If you wake up feeling especially festive, why not add a cheerful twist to your breakfast! Ginger and molasses contribute the classic flavor to these filling vegan gingerbread protein pancakes that are sure to keep you satisfied until lunch. If gingerbread doesn’t appeal to you, give these banana protein pancakes a try!

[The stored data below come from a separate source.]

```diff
diff --git a/commonroad-reactive-planner_amd/csrc/rp_math.h b/commonroad-reactive-planner_amd/csrc/rp_math.h
--- a/commonroad-reactive-planner_amd/csrc/rp_math.h
+++ b/commonroad-reactive-planner_amd/csrc/rp_math.h
@@ -24,6 +24,43 @@
 #endif
 }
 
+__device__ __forceinline__ double rp_scalar_here(double c) {
+    uint32_t lo, hi;
+    asm volatile("s_mov_b32 %0, %1" : "=s"(lo) : "i"((uint32_t)__builtin_bit_cast(uint64_t, c)));
+    asm volatile("s_mov_b32 %0, %1" : "=s"(hi) : "i"((uint32_t)(__builtin_bit_cast(uint64_t, c) >> 32)));
+    return __builtin_bit_cast(double, ((uint64_t)hi << 32) | lo);
+}
+__device__ __forceinline__ double rp_vector_here(double c) {
+    uint32_t lo, hi;
+    asm volatile("v_mov_b32 %0, %1" : "=v"(lo) : "i"((uint32_t)__builtin_bit_cast(uint64_t, c)));
+    asm volatile("v_mov_b32 %0, %1" : "=v"(hi) : "i"((uint32_t)(__builtin_bit_cast(uint64_t, c) >> 32)));
+    return __builtin_bit_cast(double, ((uint64_t)hi << 32) | lo);
+}
+template <bool SC>
+__device__ __forceinline__ double rp_select_const(double c) { return SC ? rp_vector_here(c) : c; }
+__device__ __forceinline__ double rp_fma3_sc(double a, double b, double c) {
+#if RP_FMA3_ASM
+    double r;
+    asm("v_fma_f64 %0, %1, %2, %3" : "=v"(r) : "v"(a), "v"(b), "s"(rp_scalar_here(c)));
+    return r;
+#else
+    return __builtin_fma(a, b, c);
+#endif
+}
+__device__ __forceinline__ double rp_fma3_first_sc(double x, double c1, double c0) {
+#if RP_FMA3_ASM
+    double r;
+    asm("v_mov_b64 %0, %1\n\tv_fmac_f64 %0, %2, %3" : "=&v"(r) : "s"(rp_scalar_here(c0)), "s"(rp_scalar_here(c1)), "v"(x));
+    return r;
+#else
+    return __builtin_fma(x, c1, c0);
+#endif
+}
+template <bool SC>
+__device__ __forceinline__ double rp_fma3_by(double a, double b, double c) { return SC ? rp_fma3_sc(a, b, c) : rp_fma3(a, b, c); }
+template <bool SC>
+__device__ __forceinline__ double rp_fma3_first_by(double x, double c1, double c0) { return SC ? rp_fma3_first_sc(x, c1, c0) : rp_fma3_first(x, c1, c0); }
+
 __device__ __forceinline__ double rp_rcp(double x) {
     double y = __builtin_amdgcn_rcp(x);
     double e = __builtin_fma(-x, y, 1.0);
@@ -40,22 +77,24 @@
     return __builtin_fma(y * e, t, y);
 }
 
+template <bool SC = false>
 __device__ __forceinline__ double rp_atan_poly(double t) {
     const double z = t * t, w = z * z;
-    double s1 = rp_fma3_first(w, 1.62858201153657823623e-02, 4.97687799461593236017e-02);
-    s1 = rp_fma3(w, s1, 6.66107313738753120669e-02);
-    s1 = rp_fma3(w, s1, 9.09088713343650656196e-02);
-    s1 = rp_fma3(w, s1, 1.42857142725034663711e-01);
-    s1 = rp_fma3(w, s1, 3.33333333333329318027e-01);
+    double s1 = rp_fma3_first_by<SC>(w, 1.62858201153657823623e-02, 4.97687799461593236017e-02);
+    s1 = rp_fma3_by<SC>(w, s1, 6.66107313738753120669e-02);
+    s1 = rp_fma3_by<SC>(w, s1, 9.09088713343650656196e-02);
+    s1 = rp_fma3_by<SC>(w, s1, 1.42857142725034663711e-01);
+    s1 = rp_fma3_by<SC>(w, s1, 3.33333333333329318027e-01);
     s1 = z * s1;
-    double s2 = rp_fma3_first(w, -3.65315727442169155270e-02, -5.83357013379057348645e-02);
-    s2 = rp_fma3(w, s2, -7.69187620504482999495e-02);
-    s2 = rp_fma3(w, s2, -1.11111104054623557880e-01);
-    s2 = rp_fma3(w, s2, -1.99999999998764832476e-01);
+    double s2 = rp_fma3_first_by<SC>(w, -3.65315727442169155270e-02, -5.83357013379057348645e-02);
+    s2 = rp_fma3_by<SC>(w, s2, -7.69187620504482999495e-02);
+    s2 = rp_fma3_by<SC>(w, s2, -1.11111104054623557880e-01);
+    s2 = rp_fma3_by<SC>(w, s2, -1.99999999998764832476e-01);
     s2 = w * s2;
     return t * (s1 + s2);
 }
 
+template <bool SC = false>
 __device__ __forceinline__ double rp_atan(double x) {
     const double ax = fabs(x);
     const bool r0 = ax < 0.4375;
@@ -65,33 +104,34 @@
         const double num = r0 ? ax : (r1 ? __builtin_fma(2.0, ax, -1.0) : (r2 ? ax - 1.0 : (r3 ? ax - 1.5 : -1.0)));
         const double den = r0 ? 1.0 : (r1 ? 2.0 + ax : (r2 ? ax + 1.0 : (r3 ? __builtin_fma(1.5, ax, 1.0) : ax)));
         t = r0 ? num : num * rp_rcp(den);
-        hi = r0 ? 0.0 : (r1 ? 4.63647609000806093515e-01 : (r2 ? 7.85398163397448278999e-01
-                : (r3 ? 9.82793723247329054082e-01 : 1.57079632679489655800e+00)));
-        lo = r0 ? 0.0 : (r1 ? 2.26987774529616870924e-17 : (r2 ? 3.06161699786838301793e-17
-                : (r3 ? 1.39033110312309984516e-17 : 6.12323399573676603587e-17)));
+        hi = r0 ? 0.0 : (r1 ? rp_select_const<SC>(4.63647609000806093515e-01) : (r2 ? rp_select_const<SC>(7.85398163397448278999e-01)
+                : (r3 ? rp_select_const<SC>(9.82793723247329054082e-01) : rp_select_const<SC>(1.57079632679489655800e+00))));
+        lo = r0 ? 0.0 : (r1 ? rp_select_const<SC>(2.26987774529616870924e-17) : (r2 ? rp_select_const<SC>(3.06161699786838301793e-17)
+                : (r3 ? rp_select_const<SC>(1.39033110312309984516e-17) : rp_select_const<SC>(6.12323399573676603587e-17))));
         if (ax > 7.3786976294838206464e19) t = 0.0;
     }
-    const double p = rp_atan_poly(t);
+    const double p = rp_atan_poly<SC>(t);
     const double res = hi - ((p - lo) - t);
     return copysign(res, x);
 }
 
+template <bool SC = false>
 __device__ __forceinline__ void rp_sincos(double x, double *s, double *c) {
     const double n = rint(x * 6.36619772367581382433e-01);
     double r = __builtin_fma(-n, 1.57079632673412561417e+00, x);
     const double y = __builtin_fma(-n, 6.07710050650619224932e-11, r);
     const double z = y * y;
-    double ps = rp_fma3_first(z, 1.58969099521155010221e-10, -2.50507602534068634195e-08);
-    ps = rp_fma3(z, ps, 2.75573137070700676789e-06);
-    ps = rp_fma3(z, ps, -1.98412698298579493134e-04);
-    ps = rp_fma3(z, ps, 8.33333333332248946124e-03);
-    ps = rp_fma3(z, ps, -1.66666666666666324348e-01);
+    double ps = rp_fma3_first_by<SC>(z, 1.58969099521155010221e-10, -2.50507602534068634195e-08);
+    ps = rp_fma3_by<SC>(z, ps, 2.75573137070700676789e-06);
+    ps = rp_fma3_by<SC>(z, ps, -1.98412698298579493134e-04);
+    ps = rp_fma3_by<SC>(z, ps, 8.33333333332248946124e-03);
+    ps = rp_fma3_by<SC>(z, ps, -1.66666666666666324348e-01);
     const double sn = __builtin_fma(y * z, ps, y);
-    double pc = rp_fma3_first(z, -1.13596475577881948265e-11, 2.08757232129817482790e-09);
-    pc = rp_fma3(z, pc, -2.75573143513906633035e-07);
-    pc = rp_fma3(z, pc, 2.48015872894767294178e-05);
-    pc = rp_fma3(z, pc, -1.38888888888741095749e-03);
-    pc = rp_fma3(z, pc, 4.16666666666666019037e-02);
+    double pc = rp_fma3_first_by<SC>(z, -1.13596475577881948265e-11, 2.08757232129817482790e-09);
+    pc = rp_fma3_by<SC>(z, pc, -2.75573143513906633035e-07);
+    pc = rp_fma3_by<SC>(z, pc, 2.48015872894767294178e-05);
+    pc = rp_fma3_by<SC>(z, pc, -1.38888888888741095749e-03);
+    pc = rp_fma3_by<SC>(z, pc, 4.16666666666666019037e-02);
     const double hz = 0.5 * z;
     const double w1 = 1.0 - hz;
     const double cs = w1 + (((1.0 - w1) - hz) + z * z * pc);
```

  • ½ cup unsweetened apple sauce
  • 1 cup non-dairy milk (almond, coconut, rice etc.)
  • 2 Tbsp blackstrap molasses
  • 1 cup gluten-free all-purpose flour (we used Bob’s Red Mill)
  • 1 serving Vanilla Vega Sport® Premium Protein
  • 1 tsp baking powder
  • 1 tsp baking soda
  • 1 tsp cinnamon
  • 1 tsp ground ginger
  • ¼ tsp ground cloves
  • 1 Tbsp coconut oil
  • Optional Toppings: banana slices, chopped nuts, maple or agave syrup


  • Whisk together non-dairy milk, apple sauce, and molasses. Set aside.

  • In a separate bowl, mix remaining dry ingredients.

  • Incorporate the dry ingredients into the wet, mix until just combined. Add more non-dairy milk if batter appears too thick.

  • Melt coconut oil in a non-stick pan over medium heat, or use a griddle.

  • Add a quarter cup of the batter into the pan. Flip once bubbles have formed and popped (approximately 2 minutes per side).

  • Top with fresh fruit, nuts, or syrup and enjoy!